**What the task asks**
Where does the word "UNITS" show up in the records? Copy every line that has it.

[Collected data]
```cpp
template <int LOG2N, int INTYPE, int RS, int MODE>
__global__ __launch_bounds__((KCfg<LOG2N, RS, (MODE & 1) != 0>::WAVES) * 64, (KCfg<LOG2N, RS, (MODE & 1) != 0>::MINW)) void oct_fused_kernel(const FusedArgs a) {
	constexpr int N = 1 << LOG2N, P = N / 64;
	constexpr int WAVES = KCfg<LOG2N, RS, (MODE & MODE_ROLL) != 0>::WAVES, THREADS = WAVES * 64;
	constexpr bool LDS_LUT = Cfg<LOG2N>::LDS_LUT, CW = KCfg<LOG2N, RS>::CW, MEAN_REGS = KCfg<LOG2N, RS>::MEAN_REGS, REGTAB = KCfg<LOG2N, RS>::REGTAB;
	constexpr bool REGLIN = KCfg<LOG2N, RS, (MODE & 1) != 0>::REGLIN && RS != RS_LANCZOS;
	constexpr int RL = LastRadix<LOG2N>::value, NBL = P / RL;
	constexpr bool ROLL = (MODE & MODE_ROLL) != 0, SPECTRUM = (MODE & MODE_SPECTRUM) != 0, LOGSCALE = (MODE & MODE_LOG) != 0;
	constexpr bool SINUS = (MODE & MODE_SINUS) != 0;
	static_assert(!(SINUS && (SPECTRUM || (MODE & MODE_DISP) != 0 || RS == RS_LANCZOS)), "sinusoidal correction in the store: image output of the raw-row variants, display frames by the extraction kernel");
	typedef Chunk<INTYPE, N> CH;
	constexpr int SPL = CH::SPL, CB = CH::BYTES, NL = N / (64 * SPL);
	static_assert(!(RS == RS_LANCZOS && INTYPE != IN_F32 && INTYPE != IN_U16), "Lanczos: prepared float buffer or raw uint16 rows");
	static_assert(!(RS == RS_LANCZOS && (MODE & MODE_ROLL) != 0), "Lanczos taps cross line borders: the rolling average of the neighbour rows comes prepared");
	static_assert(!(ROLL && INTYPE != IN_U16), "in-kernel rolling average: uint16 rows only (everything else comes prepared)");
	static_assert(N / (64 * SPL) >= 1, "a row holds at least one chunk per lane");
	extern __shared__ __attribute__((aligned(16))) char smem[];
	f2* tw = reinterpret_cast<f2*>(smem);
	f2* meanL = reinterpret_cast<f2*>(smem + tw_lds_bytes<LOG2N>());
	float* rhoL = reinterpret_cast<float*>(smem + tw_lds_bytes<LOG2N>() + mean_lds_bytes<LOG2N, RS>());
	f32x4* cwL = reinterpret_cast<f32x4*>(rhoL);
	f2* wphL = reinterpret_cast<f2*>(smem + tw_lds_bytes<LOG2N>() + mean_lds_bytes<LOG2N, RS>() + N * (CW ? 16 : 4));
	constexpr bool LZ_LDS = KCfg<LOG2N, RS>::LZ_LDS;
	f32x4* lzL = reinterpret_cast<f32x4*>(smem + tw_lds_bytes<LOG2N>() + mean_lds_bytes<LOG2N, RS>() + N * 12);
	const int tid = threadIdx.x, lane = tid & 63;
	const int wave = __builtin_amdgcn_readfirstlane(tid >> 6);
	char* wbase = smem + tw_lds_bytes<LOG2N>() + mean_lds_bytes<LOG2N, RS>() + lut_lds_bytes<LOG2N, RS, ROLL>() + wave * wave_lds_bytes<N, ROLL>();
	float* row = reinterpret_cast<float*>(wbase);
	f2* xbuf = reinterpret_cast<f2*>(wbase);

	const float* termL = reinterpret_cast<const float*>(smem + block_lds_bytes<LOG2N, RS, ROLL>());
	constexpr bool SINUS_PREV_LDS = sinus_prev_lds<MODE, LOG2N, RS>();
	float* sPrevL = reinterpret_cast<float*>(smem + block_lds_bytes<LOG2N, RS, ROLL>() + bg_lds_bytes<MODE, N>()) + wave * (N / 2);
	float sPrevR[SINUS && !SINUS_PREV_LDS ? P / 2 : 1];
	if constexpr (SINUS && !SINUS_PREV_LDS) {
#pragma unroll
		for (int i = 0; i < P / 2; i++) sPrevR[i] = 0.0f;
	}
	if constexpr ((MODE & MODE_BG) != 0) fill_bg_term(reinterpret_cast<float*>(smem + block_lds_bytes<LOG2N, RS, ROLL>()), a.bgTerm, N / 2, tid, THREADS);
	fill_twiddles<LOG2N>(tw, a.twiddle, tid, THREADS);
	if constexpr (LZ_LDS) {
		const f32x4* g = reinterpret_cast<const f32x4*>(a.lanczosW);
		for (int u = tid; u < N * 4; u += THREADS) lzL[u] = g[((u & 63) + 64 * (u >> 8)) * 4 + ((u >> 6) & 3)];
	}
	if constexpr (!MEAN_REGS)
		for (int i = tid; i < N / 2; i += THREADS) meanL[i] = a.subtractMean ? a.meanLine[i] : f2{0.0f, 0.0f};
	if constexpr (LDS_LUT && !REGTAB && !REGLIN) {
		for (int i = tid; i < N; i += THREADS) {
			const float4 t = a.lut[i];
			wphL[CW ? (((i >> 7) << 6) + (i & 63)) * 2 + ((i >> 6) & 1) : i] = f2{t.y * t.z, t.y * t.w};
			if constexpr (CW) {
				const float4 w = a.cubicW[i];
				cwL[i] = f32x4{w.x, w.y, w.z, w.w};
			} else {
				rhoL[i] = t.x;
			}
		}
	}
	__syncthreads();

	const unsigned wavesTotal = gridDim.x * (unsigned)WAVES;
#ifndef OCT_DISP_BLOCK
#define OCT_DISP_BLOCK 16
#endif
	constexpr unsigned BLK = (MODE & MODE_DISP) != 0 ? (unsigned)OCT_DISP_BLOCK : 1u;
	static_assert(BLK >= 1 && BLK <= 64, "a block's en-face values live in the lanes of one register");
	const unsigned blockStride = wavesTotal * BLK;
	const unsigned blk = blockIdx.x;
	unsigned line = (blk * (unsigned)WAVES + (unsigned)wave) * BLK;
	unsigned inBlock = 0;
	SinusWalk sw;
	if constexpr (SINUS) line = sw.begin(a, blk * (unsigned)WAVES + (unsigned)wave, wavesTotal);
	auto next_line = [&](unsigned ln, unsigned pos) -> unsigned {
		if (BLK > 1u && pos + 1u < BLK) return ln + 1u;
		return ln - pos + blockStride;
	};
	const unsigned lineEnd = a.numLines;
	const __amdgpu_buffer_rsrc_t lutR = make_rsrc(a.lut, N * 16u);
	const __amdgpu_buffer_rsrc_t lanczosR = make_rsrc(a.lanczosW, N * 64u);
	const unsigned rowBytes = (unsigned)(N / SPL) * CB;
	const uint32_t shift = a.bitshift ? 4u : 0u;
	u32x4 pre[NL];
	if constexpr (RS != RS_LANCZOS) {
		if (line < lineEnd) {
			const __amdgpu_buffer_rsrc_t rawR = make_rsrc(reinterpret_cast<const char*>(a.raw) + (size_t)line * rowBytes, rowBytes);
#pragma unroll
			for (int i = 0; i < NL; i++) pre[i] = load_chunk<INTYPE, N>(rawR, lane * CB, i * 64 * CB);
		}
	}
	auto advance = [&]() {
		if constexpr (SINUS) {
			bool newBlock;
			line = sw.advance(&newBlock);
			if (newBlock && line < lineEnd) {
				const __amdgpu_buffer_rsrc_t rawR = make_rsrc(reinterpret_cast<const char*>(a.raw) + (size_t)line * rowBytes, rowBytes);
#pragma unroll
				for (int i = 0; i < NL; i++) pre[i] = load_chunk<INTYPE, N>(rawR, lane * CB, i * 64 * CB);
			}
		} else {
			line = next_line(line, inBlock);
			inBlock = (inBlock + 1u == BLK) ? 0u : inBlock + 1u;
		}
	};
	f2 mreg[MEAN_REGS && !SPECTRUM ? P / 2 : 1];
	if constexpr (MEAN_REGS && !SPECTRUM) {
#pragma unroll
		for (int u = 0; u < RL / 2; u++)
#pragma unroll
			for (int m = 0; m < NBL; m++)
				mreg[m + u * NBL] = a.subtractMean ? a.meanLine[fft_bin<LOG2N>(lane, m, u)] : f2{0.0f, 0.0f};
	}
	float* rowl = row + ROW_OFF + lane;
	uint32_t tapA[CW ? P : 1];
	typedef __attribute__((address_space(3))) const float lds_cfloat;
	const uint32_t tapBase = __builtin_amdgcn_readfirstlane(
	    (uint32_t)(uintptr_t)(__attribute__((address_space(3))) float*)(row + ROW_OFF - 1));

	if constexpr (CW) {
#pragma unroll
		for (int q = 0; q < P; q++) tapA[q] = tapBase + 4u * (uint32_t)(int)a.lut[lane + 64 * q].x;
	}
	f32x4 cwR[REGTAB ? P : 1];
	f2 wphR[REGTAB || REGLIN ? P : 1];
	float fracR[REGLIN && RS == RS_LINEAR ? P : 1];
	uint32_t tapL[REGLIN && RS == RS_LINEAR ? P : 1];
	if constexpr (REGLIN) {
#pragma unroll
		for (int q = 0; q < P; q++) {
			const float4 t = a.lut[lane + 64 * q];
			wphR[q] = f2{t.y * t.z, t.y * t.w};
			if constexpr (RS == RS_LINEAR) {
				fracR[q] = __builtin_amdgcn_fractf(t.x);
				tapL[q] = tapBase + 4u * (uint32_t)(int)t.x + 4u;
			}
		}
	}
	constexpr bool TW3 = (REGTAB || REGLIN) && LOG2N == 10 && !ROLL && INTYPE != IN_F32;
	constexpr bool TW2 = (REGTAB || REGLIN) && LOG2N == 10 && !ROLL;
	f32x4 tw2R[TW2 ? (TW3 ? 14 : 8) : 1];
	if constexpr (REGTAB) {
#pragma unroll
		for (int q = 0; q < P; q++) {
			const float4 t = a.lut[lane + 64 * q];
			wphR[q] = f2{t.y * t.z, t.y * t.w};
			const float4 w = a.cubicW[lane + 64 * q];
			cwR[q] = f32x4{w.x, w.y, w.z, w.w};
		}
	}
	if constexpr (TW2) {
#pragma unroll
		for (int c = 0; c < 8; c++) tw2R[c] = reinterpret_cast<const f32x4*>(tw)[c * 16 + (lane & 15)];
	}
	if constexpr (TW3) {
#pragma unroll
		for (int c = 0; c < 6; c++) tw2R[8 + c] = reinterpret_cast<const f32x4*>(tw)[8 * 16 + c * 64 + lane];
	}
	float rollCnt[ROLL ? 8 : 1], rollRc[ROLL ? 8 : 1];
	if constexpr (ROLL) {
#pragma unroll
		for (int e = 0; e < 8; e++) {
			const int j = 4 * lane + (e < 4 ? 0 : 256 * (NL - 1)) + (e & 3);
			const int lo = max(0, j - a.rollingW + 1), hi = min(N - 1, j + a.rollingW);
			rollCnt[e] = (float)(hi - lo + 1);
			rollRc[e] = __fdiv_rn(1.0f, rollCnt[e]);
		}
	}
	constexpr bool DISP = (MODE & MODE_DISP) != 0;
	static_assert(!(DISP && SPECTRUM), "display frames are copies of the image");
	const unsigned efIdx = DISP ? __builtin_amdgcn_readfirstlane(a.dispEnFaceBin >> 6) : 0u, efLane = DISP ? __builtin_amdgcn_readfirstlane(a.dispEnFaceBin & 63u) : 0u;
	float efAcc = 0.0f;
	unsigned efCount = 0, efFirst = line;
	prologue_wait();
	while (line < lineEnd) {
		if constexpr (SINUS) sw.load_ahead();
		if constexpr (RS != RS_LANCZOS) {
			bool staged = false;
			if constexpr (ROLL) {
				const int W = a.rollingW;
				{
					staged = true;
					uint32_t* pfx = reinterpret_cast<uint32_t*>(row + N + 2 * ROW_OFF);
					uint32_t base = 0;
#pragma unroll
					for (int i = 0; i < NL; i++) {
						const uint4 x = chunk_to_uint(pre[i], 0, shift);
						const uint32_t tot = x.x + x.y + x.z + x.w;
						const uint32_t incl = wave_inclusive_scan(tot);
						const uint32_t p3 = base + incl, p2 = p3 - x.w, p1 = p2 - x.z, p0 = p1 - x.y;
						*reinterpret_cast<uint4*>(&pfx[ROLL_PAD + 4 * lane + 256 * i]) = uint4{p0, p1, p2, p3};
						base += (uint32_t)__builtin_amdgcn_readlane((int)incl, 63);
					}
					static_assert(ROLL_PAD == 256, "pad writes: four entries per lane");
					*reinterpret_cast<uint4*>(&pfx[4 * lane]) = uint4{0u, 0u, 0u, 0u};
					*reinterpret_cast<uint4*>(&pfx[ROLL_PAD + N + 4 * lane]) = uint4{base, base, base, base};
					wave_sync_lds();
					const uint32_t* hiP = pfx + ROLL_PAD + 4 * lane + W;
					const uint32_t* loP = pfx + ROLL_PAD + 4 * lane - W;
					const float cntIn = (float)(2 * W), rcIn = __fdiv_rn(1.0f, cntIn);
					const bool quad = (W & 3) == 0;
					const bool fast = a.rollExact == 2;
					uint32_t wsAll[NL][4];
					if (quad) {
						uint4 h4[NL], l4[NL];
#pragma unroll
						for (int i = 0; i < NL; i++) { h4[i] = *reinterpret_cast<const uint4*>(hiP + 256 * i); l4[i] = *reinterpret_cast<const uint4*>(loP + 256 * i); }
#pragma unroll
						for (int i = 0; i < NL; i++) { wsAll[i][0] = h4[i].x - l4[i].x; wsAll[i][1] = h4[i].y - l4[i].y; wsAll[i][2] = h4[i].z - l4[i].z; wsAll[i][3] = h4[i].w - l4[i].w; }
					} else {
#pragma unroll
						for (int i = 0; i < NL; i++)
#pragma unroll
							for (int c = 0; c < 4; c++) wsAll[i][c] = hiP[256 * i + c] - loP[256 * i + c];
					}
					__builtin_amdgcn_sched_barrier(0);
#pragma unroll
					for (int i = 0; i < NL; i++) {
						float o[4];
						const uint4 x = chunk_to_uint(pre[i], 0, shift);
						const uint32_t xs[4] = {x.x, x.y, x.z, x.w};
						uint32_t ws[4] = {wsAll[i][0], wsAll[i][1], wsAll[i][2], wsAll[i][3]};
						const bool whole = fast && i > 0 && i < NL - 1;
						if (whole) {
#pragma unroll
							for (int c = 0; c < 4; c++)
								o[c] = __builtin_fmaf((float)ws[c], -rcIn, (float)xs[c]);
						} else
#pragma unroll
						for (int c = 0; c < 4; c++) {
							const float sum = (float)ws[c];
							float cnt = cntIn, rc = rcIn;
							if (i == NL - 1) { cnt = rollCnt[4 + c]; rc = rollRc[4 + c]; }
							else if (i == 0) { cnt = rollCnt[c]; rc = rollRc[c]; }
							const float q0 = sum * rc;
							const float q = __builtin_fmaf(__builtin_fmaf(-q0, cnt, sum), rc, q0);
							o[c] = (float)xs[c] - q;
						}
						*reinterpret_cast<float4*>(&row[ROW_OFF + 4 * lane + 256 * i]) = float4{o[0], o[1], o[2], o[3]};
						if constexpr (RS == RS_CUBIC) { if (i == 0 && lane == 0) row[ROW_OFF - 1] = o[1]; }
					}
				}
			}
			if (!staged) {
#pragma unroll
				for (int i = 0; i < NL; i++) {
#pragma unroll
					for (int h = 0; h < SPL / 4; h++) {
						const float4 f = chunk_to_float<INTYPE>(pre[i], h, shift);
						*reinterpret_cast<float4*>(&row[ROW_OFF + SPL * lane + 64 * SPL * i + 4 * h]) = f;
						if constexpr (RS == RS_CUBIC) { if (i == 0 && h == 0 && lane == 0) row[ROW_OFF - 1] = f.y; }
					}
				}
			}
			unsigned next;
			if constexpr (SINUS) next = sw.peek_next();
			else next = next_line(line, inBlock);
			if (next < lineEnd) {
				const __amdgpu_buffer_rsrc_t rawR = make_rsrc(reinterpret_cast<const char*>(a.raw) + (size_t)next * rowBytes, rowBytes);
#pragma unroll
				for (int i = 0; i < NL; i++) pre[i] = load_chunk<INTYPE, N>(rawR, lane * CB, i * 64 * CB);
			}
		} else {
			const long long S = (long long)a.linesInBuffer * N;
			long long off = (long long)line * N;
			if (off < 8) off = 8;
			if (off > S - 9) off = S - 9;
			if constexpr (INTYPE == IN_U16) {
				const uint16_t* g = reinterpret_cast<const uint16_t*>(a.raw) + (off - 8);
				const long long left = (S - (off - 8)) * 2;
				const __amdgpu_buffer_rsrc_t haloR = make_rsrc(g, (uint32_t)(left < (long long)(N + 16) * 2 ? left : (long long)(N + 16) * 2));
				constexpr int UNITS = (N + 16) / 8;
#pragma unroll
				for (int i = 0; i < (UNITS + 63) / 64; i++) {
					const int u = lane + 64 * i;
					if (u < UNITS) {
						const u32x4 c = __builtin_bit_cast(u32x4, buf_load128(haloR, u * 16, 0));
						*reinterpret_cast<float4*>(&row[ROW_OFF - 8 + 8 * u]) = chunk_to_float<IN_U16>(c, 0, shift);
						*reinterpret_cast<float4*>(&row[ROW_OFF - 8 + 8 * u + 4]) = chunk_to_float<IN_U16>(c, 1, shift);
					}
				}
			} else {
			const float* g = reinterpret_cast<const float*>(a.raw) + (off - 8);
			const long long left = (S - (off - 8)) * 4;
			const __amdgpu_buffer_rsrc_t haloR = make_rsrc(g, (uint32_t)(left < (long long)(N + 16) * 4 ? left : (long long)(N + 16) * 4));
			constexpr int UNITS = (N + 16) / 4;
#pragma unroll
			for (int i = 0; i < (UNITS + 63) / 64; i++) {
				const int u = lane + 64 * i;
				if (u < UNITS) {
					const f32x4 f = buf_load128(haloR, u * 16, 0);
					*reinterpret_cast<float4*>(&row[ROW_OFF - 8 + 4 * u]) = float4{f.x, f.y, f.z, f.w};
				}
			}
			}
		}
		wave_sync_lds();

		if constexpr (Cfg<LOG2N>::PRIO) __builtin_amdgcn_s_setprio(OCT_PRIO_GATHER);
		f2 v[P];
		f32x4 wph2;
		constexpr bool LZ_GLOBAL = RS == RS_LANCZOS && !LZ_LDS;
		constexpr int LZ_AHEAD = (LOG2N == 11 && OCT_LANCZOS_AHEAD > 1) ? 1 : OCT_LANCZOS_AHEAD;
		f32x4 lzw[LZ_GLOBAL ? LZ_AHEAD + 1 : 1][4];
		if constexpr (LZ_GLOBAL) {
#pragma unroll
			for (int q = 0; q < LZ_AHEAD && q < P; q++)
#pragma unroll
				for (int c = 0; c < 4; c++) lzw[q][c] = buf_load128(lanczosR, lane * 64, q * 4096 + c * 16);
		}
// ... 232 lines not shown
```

**Task response**
				constexpr int UNITS = (N + 16) / 8;
				for (int i = 0; i < (UNITS + 63) / 64; i++) {
					if (u < UNITS) {
			constexpr int UNITS = (N + 16) / 4;
			for (int i = 0; i < (UNITS + 63) / 64; i++) {
				if (u < UNITS) {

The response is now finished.